# zitongbai/bipedal_control

Measured on AMD Instinct MI355X. Metric: MPC solves/s (H1, horizon=100), higher is better.
Workload: dtype f64; 1 GPU; Unitree H1 trot (template tiled from t = 0), horizon=100 intervals (dt 0.015), batch=256 per GPU perturbed initial states, cold start, 1 SQP iteration (BASELINE.json configs[1]); solver=sqp, global_batch=256, problems_on_rank0=256, shooting_nodes=108, nx=22, nu=22

## Files before the change

bipedal_control_amd/csrc/k_node.hip:

```cpp
#include <hip/hip_runtime.h>
#include <hip/hip_ext.h>

#include <stdexcept>

#include "kernel_launchers.h"
#include "launch.h"
#include "kernels/rollout.h"

namespace bpmpc {

template <int NJ>
__global__ __launch_bounds__(kWave) void k_prepare(Launch L) {
  constexpr int NX = 12 + NJ, NU = 12 + NJ;
  const int s = blockIdx.x, b = s / L.N, k = s % L.N;
  const int g = L.buf.p_grid[b];
  const int n = L.buf.g_nodes[g];
  if (k >= n) { if (threadIdx.x == 0) L.buf.n_info[s] = 0; return; }
  const size_t gs = (size_t)g * L.N + k;
  if (threadIdx.x == 0) L.buf.n_info[s] = 8 | ((L.buf.g_mode[gs] & 3) << 1) | (L.buf.g_kind[gs] == 1 ? 1 : 0);
  if (threadIdx.x < kNodeAux) {
    const int t = threadIdx.x;
    L.buf.n_aux[(size_t)s * kNodeAux + t] = t == 0 ? L.buf.g_dt[gs] : t < 5 ? L.buf.g_zref[gs * 4 + t - 1] : t < 9 ? L.buf.g_zdref[gs * 4 + t - 5] : 0.0;
  }
  prepare_node<NJ>(*L.model, L.buf.g_kind[gs], L.buf.g_mode[gs], L.buf.g_start[gs], L.cold != 0, k == n - 1, L.buf.p_tgt_n[b],
// ... 198 lines not shown
  constexpr int NX = 12 + NJ, NU = 12 + NJ, LPN = C::LPN, NPW = C::NPW;
  __shared__ LinFastNodeLds<NJ, false, CHAIN> lds[kTrialWaves * NPW];
  __shared__ LinFastShared<NJ, false> shared;
  const int sub = threadIdx.x / LPN, g = threadIdx.x % LPN;
  const int widx = blockIdx.x * (kTrialWaves * NPW) + sub;
  {
    const int total = L.batch * L.klen, w0 = blockIdx.x * (kTrialWaves * NPW), w1 = (w0 + kTrialWaves * NPW < total ? w0 + kTrialWaves * NPW : total) - 1;
    bool any = false;
    for (int pb = w0 / L.klen; pb <= w1 / L.klen; ++pb) any = any || L.buf.done[pb] == 0;
    if (!any) return;
  }
  bool valid = widx < L.batch * L.klen;
  const int b = valid ? widx / L.klen : 0, k = valid ? L.k0 + widx % L.klen : 0;
  const double* dx = L.buf.dx + ((size_t)b * (L.N + 1) + k) * NX;
  {
    const int fin = L.buf.done[b];
    const double alpha = L.buf.alpha[b];
    const int info = L.buf.n_info[(size_t)b * L.N + k];
    const size_t s0 = (size_t)b * L.N + k;
    const double* xk = L.buf.x + ((size_t)b * (L.N + 1) + k) * NX;
    const TrialPre pre = trial_preload<C>(xk, xk + NX, L.buf.u + s0 * NU, L.buf.xref + s0 * NX, dx, dx + NX, L.buf.du + s0 * NU, g, L.buf.n_aux + s0 * kNodeAux);
    load_shared_model<kTrialWaves * kWave>(*L.model, shared, threadIdx.x);
    NodeInputs in;
    in.kind = info & 1; in.mode = (info >> 1) & 3; in.dt = 0.0;
    in.x = xk; in.xnext = xk + NX; in.u = L.buf.u + s0 * NU; in.xref = L.buf.xref + s0 * NX; in.zref = nullptr; in.zdref = nullptr;
    __syncthreads();
    valid = valid && fin == 0 && info != 0;
    const size_t s = valid ? s0 : 0;
    trial_fast<NJ, C>(*L.model, shared, lds[sub], valid, in, alpha, dx, L.buf.du + s * NU, dx + NX, L.buf.trial_perf + s * 3, g, nullptr, &pre);
  }
}

template <int NJ, bool CHAIN>
__global__ __launch_bounds__(kTrialWaves * kWave) void k_constraint_values(Launch L, double* eqv) {
  using C = LinFastCfg<NJ, true, CHAIN>;
  constexpr int NX = 12 + NJ, NU = 12 + NJ, LPN = C::LPN, NPW = C::NPW;
  __shared__ LinFastNodeLds<NJ, false, CHAIN> lds[kTrialWaves * NPW];
  __shared__ LinFastShared<NJ, false> shared;
  load_shared_model<kTrialWaves * kWave>(*L.model, shared, threadIdx.x);
  __syncthreads();
  const int sub = threadIdx.x / LPN, g = threadIdx.x % LPN;
  const int widx = blockIdx.x * (kTrialWaves * NPW) + sub;
  bool valid = widx < L.batch * L.klen;
  const int b = valid ? widx / L.klen : 0, k = valid ? L.k0 + widx % L.klen : 0;
  const int grid = L.buf.p_grid[b];
  valid = valid && k < L.buf.g_nodes[grid] && L.buf.g_kind[(size_t)grid * L.N + k] == 0;
  const size_t s = valid ? (size_t)b * L.N + k : 0;
  const NodeInputs in = node_inputs<NJ>(L, b, k);
  const double* dx = L.buf.dx + ((size_t)b * (L.N + 1) + k) * NX;
  double perf[3];
  trial_fast<NJ, C, true>(*L.model, shared, lds[sub], valid, in, 0.0, dx, L.buf.du + s * NU, dx + NX, perf, g, eqv + s * kMaxEqRows);
}

template <int NJ, bool CHAIN>
__global__ __launch_bounds__(kWave) void k_rollout(const DeviceModel* model, RolloutArgs a) {
  __shared__ RolloutLds<NJ, CHAIN> w;
  load_shared_model<kWave>(*model, w.shared, threadIdx.x);
  __syncthreads();
  rollout_policy<NJ, CHAIN>(*model, w, a);
}

constexpr int kDecideThreads = 256;
template <int NJ>
__global__ __launch_bounds__(kDecideThreads) void k_ls_decide(Launch L, int look_first) {
  __shared__ double partial[3 * kDecideThreads + 5];
  linesearch_decide<NJ, kDecideThreads>(partial, problem_ls<NJ>(L, blockIdx.x), L.ls, look_first != 0);
// ... 75 lines not shown
      if (ev_start && ev_stop) hipExtLaunchKernelGGL(kernel, grid, block, 0, st, ev_start, ev_stop, 0, L);
      else hipLaunchKernelGGL(kernel, grid, block, 0, st, L);
    };
    if (L.ilqr) {
      if (!L.serial_legs) throw std::runtime_error("linearize_fast: the ILQR lineariser is instantiated for serial-leg robots only");
      if (materialise) launch(k_linearize_fast<NJ, true, true, true>);
      else launch(k_linearize_fast<NJ, false, true, true>);
    } else if (L.serial_legs) {
      if (materialise) launch(k_linearize_fast<NJ, true, true>);
      else launch(k_linearize_fast<NJ, false, true>);
    } else {
      if (materialise) launch(k_linearize_fast<NJ, true, false>);
      else launch(k_linearize_fast<NJ, false, false>);
    }
  });
}
void warm_shift(int nj, int slots, hipStream_t st, const Launch& L, const int* restarted) {
  KL_NJ(nj, hipLaunchKernelGGL(k_warm_shift<NJ>, dim3(slots), dim3(kWave), 0, st, L, restarted));
}
void ls_begin(int nj, int batch, hipStream_t st, const Launch& L) { KL_NJ(nj, hipLaunchKernelGGL(k_ls_begin<NJ>, dim3(batch), dim3(kWave), 0, st, L)); }
void trial_reference(int nj, int slots, hipStream_t st, const Launch& L) { KL_NJ(nj, hipLaunchKernelGGL(k_trial<NJ>, dim3(slots), dim3(kWave), 0, st, L)); }
int trial_fast_workgroups(int nj, int nodes) {
  const int per_wg = kTrialWaves * (nj == 10 ? LinFastCfg<10, true>::NPW : LinFastCfg<12, true>::NPW);
  return (nodes + per_wg - 1) / per_wg;
}
void trial_fast(int nj, int nodes, hipStream_t st, const Launch& L) {
  const int grid = trial_fast_workgroups(nj, nodes);
  KL_NJ(nj, {
    if (L.serial_legs) hipLaunchKernelGGL((k_trial_fast<NJ, true>), dim3(grid), dim3(kTrialWaves * kWave), 0, st, L);
    else hipLaunchKernelGGL((k_trial_fast<NJ, false>), dim3(grid), dim3(kTrialWaves * kWave), 0, st, L);
  });
}
void ls_decide(int nj, int batch, hipStream_t st, const Launch& L, bool look_first) { KL_NJ(nj, hipLaunchKernelGGL(k_ls_decide<NJ>, dim3(batch), dim3(kDecideThreads), 0, st, L, look_first ? 1 : 0)); }
void ls_tail(int nj, int batch, hipStream_t st, const Launch& L, int first_round, int max_trials, bool pending) {
  KL_NJ(nj, {
    if (L.serial_legs) hipLaunchKernelGGL((k_ls_tail<NJ, true>), dim3(batch), dim3(kTailThreads), 0, st, L, first_round, max_trials, pending ? 1 : 0);
    else hipLaunchKernelGGL((k_ls_tail<NJ, false>), dim3(batch), dim3(kTailThreads), 0, st, L, first_round, max_trials, pending ? 1 : 0);
  });
}
void constraint_values(int nj, int nodes, hipStream_t st, const Launch& L, double* eqv) {
  const int grid = trial_fast_workgroups(nj, nodes);
  KL_NJ(nj, {
    if (L.serial_legs) hipLaunchKernelGGL((k_constraint_values<NJ, true>), dim3(grid), dim3(kTrialWaves * kWave), 0, st, L, eqv);
    else hipLaunchKernelGGL((k_constraint_values<NJ, false>), dim3(grid), dim3(kTrialWaves * kWave), 0, st, L, eqv);
  });
}
void rollout(int nj, bool serial_legs, int batch, hipStream_t st, const DeviceModel* model, const RolloutArgs& a) {
  KL_NJ(nj, {
    constexpr bool kChainFits = LinFastCfg<NJ, false, true>::LPN == 16;
    const dim3 grid((batch + LinFastCfg<NJ>::NPW - 1) / LinFastCfg<NJ>::NPW);
    if constexpr (kChainFits) {
      if (serial_legs) { hipLaunchKernelGGL((k_rollout<NJ, true>), grid, dim3(kWave), 0, st, model, a); return; }
    }
    hipLaunchKernelGGL((k_rollout<NJ, false>), grid, dim3(kWave), 0, st, model, a);
  });
}
void copy_pairs(int grid, hipStream_t st, const double* a_src, double* a_dst, size_t na, const double* b_src, double* b_dst, size_t nb,
                int* iterations, int* active, int batch) {
  hipLaunchKernelGGL(k_copy_pairs, dim3(grid > 0 ? grid : 1), dim3(256), 0, st, a_src, a_dst, na, b_src, b_dst, nb, iterations, active, batch);
}

}
}
```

- **TASK STATEMENT**: From the records above, pull out each line that has "include".

- **RESPONSE TO THE TASK**:
#include <hip/hip_runtime.h>
#include <hip/hip_ext.h>
#include <stdexcept>
#include "kernel_launchers.h"
#include "launch.h"
#include "kernels/rollout.h"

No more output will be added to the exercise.